======== GIVEN DATA

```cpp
inline int stage_b_variant(int accum, int K, int nshard, bool full_corr, bool plane) {
  if (accum != 3) return accum;
  if (nshard <= 0 || K > 128 || (nshard <= 8 && !full_corr && !plane)) return 1;
  return 3;
}
inline AccumPlan stage_b_shape(int variant, int nshard, int K) {
  AccumPlan pl{};
  pl.f32 = variant;
  if (nshard <= 0) return pl;
  int PW = variant == 3 ? 16 : 8;
  while (PW < 64 && PW < nshard) PW <<= 1;
  int WP = 1;
  if (PW == 64) { WP = (nshard + 63) / 64; if (WP >= 3) WP = 4; }
  pl.PW = PW; pl.WP = WP; pl.K = K;
  pl.grid_y = (nshard + PW * WP - 1) / (PW * WP);
  pl.Ppad = pl.grid_y * PW * WP;
  pl.RS = (3 * K) | 1;
  return pl;
}
inline bool small_registration(const AccumPlan& shape, const RegistrationFacts& f, const Tuning& t, int64_t Bi) {
  return shape.f32 == 3 && shape.grid_y == 1 && Bi * f.nshard() <= (1 << 19) && t.small_chain && f.P >= 2 && f.P <= 128 &&
         f.P <= t.fused_update_max_p && !t.update_fused && f.row_world == 1 && f.whole_shard() && !t.full_corr && !f.plane;
}
inline AccumPlan plan_stage_b(const RegistrationFacts& f, const Tuning& t, int64_t Bi) {
  AccumPlan pl = stage_b_shape(stage_b_variant(t.accum, f.K, f.nshard(), t.full_corr != 0, f.plane), f.nshard(), f.K);
  pl.small = small_registration(pl, f, t, Bi) ? 1 : 0;
  return pl;
}

inline bool select_writes_table(const RegistrationFacts& f, const Tuning& t, const StageAPlan& a, const AccumPlan& b) {
  return t.table_select && a.kernel == KnnKernel::Tiles && a.K == f.K && b.f32 == 3 && f.batch == 0 && !f.shard_set;
}

inline bool joint_morton_sort(const RegistrationFacts& f, const Tuning& t, const StageAPlan& a) {
  return t.sort_joint && a.kernel == KnnKernel::Tiles && a.rows == f.B && f.batch == 0 && !f.shard_set;
}

enum class StepChain {
  OneKernel,
  SmallChain,
  InlineMedian,
  SideStream,
};
constexpr int kMedianInlineMaxP = 128;

struct StepPlan {
  StepChain chain = StepChain::OneKernel;
  bool single_fused = false;
};
inline StepPlan plan_step(const RegistrationFacts& f, const Tuning& t, const AccumPlan& pl) {
  StepPlan s;
  if (f.P < 2 || (t.update_fused && f.P <= t.fused_update_max_p)) s.chain = StepChain::OneKernel;
  else if (pl.small) s.chain = StepChain::SmallChain;
  else if (f.P <= kMedianInlineMaxP && f.P <= t.fused_update_max_p && t.median_inline != 0) s.chain = StepChain::InlineMedian;
  else s.chain = StepChain::SideStream;
  s.single_fused = f.P == 1 && !f.svgd && f.row_world == 1 && f.p_lo == 0 && f.p_hi == 1 && !t.full_corr && t.single_fused && pl.f32 == 1 &&
                   !f.plane;
  return s;
}

inline bool small_registration_supported(int PW, int WP, int K) {
  return K >= 97 && K <= 100 && ((WP == 1 && (PW == 16 || PW == 32 || PW == 64)) || (PW == 64 && WP == 2));
}

constexpr int kChunk = 4;
struct DrivePlan {
  bool persistent_try = false;
  bool defer_fin = false;
  bool follow = false;
};
inline DrivePlan plan_drive(const RegistrationFacts& f, const Tuning& t, const AccumPlan& pl, const StepPlan& s, bool blocking) {
  DrivePlan d;
  d.persistent_try = s.chain == StepChain::SmallChain && t.persistent && !f.record_trace && !f.profiling && f.I > 0 &&
                     small_registration_supported(pl.PW, pl.WP, f.K);
  d.defer_fin = f.check_early_stop && !f.record_trace && pl.f32 == 3 && !t.full_corr && s.chain != StepChain::OneKernel;
  d.follow = blocking && f.check_early_stop && f.I > 2 * kChunk;
  return d;
}

}
```

### svn-icp_amd/csrc/spatial_prep.hip

```cpp
#include <cstring>

#include <rocprim/device/device_radix_sort.hpp>

#include "kernels.hpp"

namespace svnicp {

namespace {

__device__ __forceinline__ unsigned long long enc_f64(double v) {
  const long long b = __double_as_longlong(v);
  return b < 0 ? ~(unsigned long long)b : ((unsigned long long)b | 0x8000000000000000ull);
}
__device__ __forceinline__ double dec_f64(unsigned long long e) {
  const unsigned long long b = (e & 0x8000000000000000ull) ? (e & 0x7fffffffffffffffull) : ~e;
  return __longlong_as_double((long long)b);
}
__device__ __forceinline__ float next_down(float f) {
  if (f == 0.0f) return -1.401298464e-45f;
  int b = __float_as_int(f);
  b += (f > 0.0f) ? -1 : 1;
  return __int_as_float(b);
}
__device__ __forceinline__ float next_up(float f) {
  if (f == 0.0f) return 1.401298464e-45f;
  int b = __float_as_int(f);
  b += (f > 0.0f) ? 1 : -1;
  return __int_as_float(b);
}
__device__ __forceinline__ float f32_floor(double v) { float f = (float)v; return ((double)f > v) ? next_down(f) : f; }
__device__ __forceinline__ float f32_ceil(double v) { float f = (float)v; return ((double)f < v) ? next_up(f) : f; }

__global__ __launch_bounds__(256) void k_bbox(const double* __restrict__ pts, int64_t n, unsigned long long* __restrict__ bbox) {
  double lo[3] = {__builtin_huge_val(), __builtin_huge_val(), __builtin_huge_val()};
  double hi[3] = {-__builtin_huge_val(), -__builtin_huge_val(), -__builtin_huge_val()};
  for (int64_t i = (int64_t)blockIdx.x * blockDim.x + threadIdx.x; i < n; i += (int64_t)gridDim.x * blockDim.x) {
#pragma unroll
    for (int d = 0; d < 3; ++d) { const double v = pts[3 * i + d]; lo[d] = fmin(lo[d], v); hi[d] = fmax(hi[d], v); }
  }
#pragma unroll
  for (int d = 0; d < 3; ++d) {
    for (int off = 32; off > 0; off >>= 1) {
      lo[d] = fmin(lo[d], __shfl_xor(lo[d], off, kWave));
      hi[d] = fmax(hi[d], __shfl_xor(hi[d], off, kWave));
    }
  }
  __shared__ double s_lo[4][3], s_hi[4][3];
  const int wave = threadIdx.x >> 6;
  if ((threadIdx.x & 63) == 0) {
#pragma unroll
    for (int d = 0; d < 3; ++d) { s_lo[wave][d] = lo[d]; s_hi[wave][d] = hi[d]; }
  }
  __syncthreads();
  if (threadIdx.x < 3) {
    const int d = threadIdx.x;
    double l = s_lo[0][d], h = s_hi[0][d];
    for (int w = 1; w < 4; ++w) { l = fmin(l, s_lo[w][d]); h = fmax(h, s_hi[w][d]); }
    if (l <= h) { atomicMin(&bbox[d], enc_f64(l)); atomicMax(&bbox[3 + d], enc_f64(h)); }
  }
}


__device__ __forceinline__ unsigned int spread10(unsigned int v) {
  v &= 0x3ffu;
  v = (v | (v << 16)) & 0x030000ffu;
  v = (v | (v << 8)) & 0x0300f00fu;
  v = (v | (v << 4)) & 0x030c30c3u;
  v = (v | (v << 2)) & 0x09249249u;
  return v;
}

__global__ void k_morton_keys(const double* __restrict__ pts, int64_t i0, int64_t n, int transform, Pose0 pose,
                              const unsigned long long* __restrict__ bbox, unsigned int* __restrict__ keys,
                              int32_t* __restrict__ vals, unsigned int key_or) {
  const int64_t e = (int64_t)blockIdx.x * blockDim.x + threadIdx.x;
  if (e >= n) return;
  const int64_t i = i0 + e;
  double p[3] = {pts[3 * i], pts[3 * i + 1], pts[3 * i + 2]};
  if (transform) {
    double x, y, z;
    stage_a_query(pose, p[0], p[1], p[2], &x, &y, &z);
    p[0] = x; p[1] = y; p[2] = z;
  }
  unsigned int c[3];
#pragma unroll
  for (int d = 0; d < 3; ++d) {
    const double lo = dec_f64(bbox[d]), hi = dec_f64(bbox[3 + d]);
    double u = (hi > lo) ? (p[d] - lo) / (hi - lo) : 0.0;
    if (!(u > 0.0)) u = 0.0;
    if (u > 0.999999) u = 0.999999;
    c[d] = (unsigned int)(u * 1024.0);
  }
  keys[e] = spread10(c[0]) | (spread10(c[1]) << 1) | (spread10(c[2]) << 2) | key_or;
  vals[e] = (int32_t)i;
}

__global__ __launch_bounds__(256) void k_targets_sorted(const double* __restrict__ tgt, int64_t M,
                                                        const int32_t* __restrict__ order, double* __restrict__ tx,
                                                        double* __restrict__ ty, double* __restrict__ tz,
                                                        float* __restrict__ txf, float* __restrict__ tyf,
                                                        float* __restrict__ tzf, int32_t* __restrict__ torig,
                                                        float* __restrict__ tile_box , int n_tiles,
                                                        unsigned long long* __restrict__ emax_bits,
                                                        float4* __restrict__ tile_a ,
                                                        float4* __restrict__ tile_o ) {
  __shared__ float red[4][6];
  __shared__ float s_org[3], s_c[4];
  __shared__ __align__(16) float s_rows[2048];
  const int tile = blockIdx.x;
  float lo[3] = {__builtin_huge_valf(), __builtin_huge_valf(), __builtin_huge_valf()};
  float hi[3] = {-__builtin_huge_valf(), -__builtin_huge_valf(), -__builtin_huge_valf()};
  double e = 0.0;
  double px[2], py[2], pz[2];
#pragma unroll
  for (int h = 0; h < 2; ++h) {
    const int r = threadIdx.x + 256 * h;
    const int64_t j = (int64_t)tile * 512 + r;
    const double nan = __builtin_nan("");
    double x = nan, y = nan, z = nan;
    int32_t o = 0;
    if (j < M) {
      o = order[j];
      x = tgt[3 * (int64_t)o]; y = tgt[3 * (int64_t)o + 1]; z = tgt[3 * (int64_t)o + 2];
      const double m = fmax(fabs(x), fmax(fabs(y), fabs(z)));
      e = fmax(e, (m == m) ? m : __builtin_huge_val());
      if (x == x) { lo[0] = __builtin_fminf(lo[0], f32_floor(x)); hi[0] = __builtin_fmaxf(hi[0], f32_ceil(x)); }
      if (y == y) { lo[1] = __builtin_fminf(lo[1], f32_floor(y)); hi[1] = __builtin_fmaxf(hi[1], f32_ceil(y)); }
      if (z == z) { lo[2] = __builtin_fminf(lo[2], f32_floor(z)); hi[2] = __builtin_fmaxf(hi[2], f32_ceil(z)); }
    }
    tx[j] = x; ty[j] = y; tz[j] = z;
    txf[j] = (float)x; tyf[j] = (float)y; tzf[j] = (float)z;
    torig[j] = o;
    px[h] = x; py[h] = y; pz[h] = z;
  }
  for (int off = 32; off > 0; off >>= 1) {
#pragma unroll
    for (int d = 0; d < 3; ++d) {
      lo[d] = __builtin_fminf(lo[d], __shfl_xor(lo[d], off, kWave));
      hi[d] = __builtin_fmaxf(hi[d], __shfl_xor(hi[d], off, kWave));
    }
    e = fmax(e, __shfl_xor(e, off, kWave));
  }
  const int wave = threadIdx.x >> 6, lane = threadIdx.x & 63;
  if (lane == 0) {
#pragma unroll
    for (int d = 0; d < 3; ++d) { red[wave][d] = lo[d]; red[wave][3 + d] = hi[d]; }
    if (e > 0.0) atomicMax(emax_bits, (unsigned long long)__double_as_longlong(e));
  }
  __syncthreads();
  if (threadIdx.x < 6) {
    const int d = threadIdx.x;
    float v = red[0][d];
    for (int w = 1; w < 4; ++w) v = d < 3 ? __builtin_fminf(v, red[w][d]) : __builtin_fmaxf(v, red[w][d]);
    tile_box[(size_t)d * n_tiles + tile] = v;
    red[0][d] = v;
  }
  __syncthreads();
  if (threadIdx.x < 3) {
    const int d = threadIdx.x;
    const float c = (float)(0.5 * ((double)red[0][d] + (double)red[0][3 + d]));
    s_org[d] = (c - c == 0.0f) ? c : 0.0f;
  }
  __syncthreads();
  const float o0 = s_org[0], o1 = s_org[1], o2 = s_org[2];
  float cmax = 0.0f;
#pragma unroll
  for (int h = 0; h < 2; ++h) {
    const int r = threadIdx.x + 256 * h;
    const int64_t j = (int64_t)tile * 512 + r;
    float v[4] = {0.0f, 0.0f, 0.0f, 1e30f};
    if (j < M) {
      v[0] = (float)(px[h] - (double)o0); v[1] = (float)(py[h] - (double)o1); v[2] = (float)(pz[h] - (double)o2);
      const double n2 = ((double)v[0] * (double)v[0] + (double)v[1] * (double)v[1]) + (double)v[2] * (double)v[2];
      v[3] = (float)n2;
      const float n = next_up(f32_ceil(sqrt(n2)));
      cmax = (n - n == 0.0f) ? __builtin_fmaxf(cmax, n) : __builtin_huge_valf();
    }
    const int rb = r >> 4, mj = r & 15;
#pragma unroll
    for (int c = 0; c < 4; ++c) s_rows[(((rb >> 2) * 64) + c * 16 + mj) * 4 + (rb & 3)] = v[c];
  }
  for (int off = 32; off > 0; off >>= 1) cmax = __builtin_fmaxf(cmax, __shfl_xor(cmax, off, kWave));
  if (lane == 0) s_c[wave] = cmax;
  __syncthreads();
  const float4* rows4 = reinterpret_cast<const float4*>(s_rows);
  tile_a[(size_t)tile * 512 + threadIdx.x] = rows4[threadIdx.x];
  tile_a[(size_t)tile * 512 + 256 + threadIdx.x] = rows4[256 + threadIdx.x];
  if (threadIdx.x == 0)
    tile_o[tile] = make_float4(o0, o1, o2, __builtin_fmaxf(__builtin_fmaxf(s_c[0], s_c[1]), __builtin_fmaxf(s_c[2], s_c[3])));
}

}
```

================

WHAT TO PRODUCE
Each line in the data that holds the string "kWave" must be returned.

WRITTEN SOLUTION
      lo[d] = fmin(lo[d], __shfl_xor(lo[d], off, kWave));
      hi[d] = fmax(hi[d], __shfl_xor(hi[d], off, kWave));
      lo[d] = __builtin_fminf(lo[d], __shfl_xor(lo[d], off, kWave));
      hi[d] = __builtin_fmaxf(hi[d], __shfl_xor(hi[d], off, kWave));
    e = fmax(e, __shfl_xor(e, off, kWave));
  for (int off = 32; off > 0; off >>= 1) cmax = __builtin_fmaxf(cmax, __shfl_xor(cmax, off, kWave));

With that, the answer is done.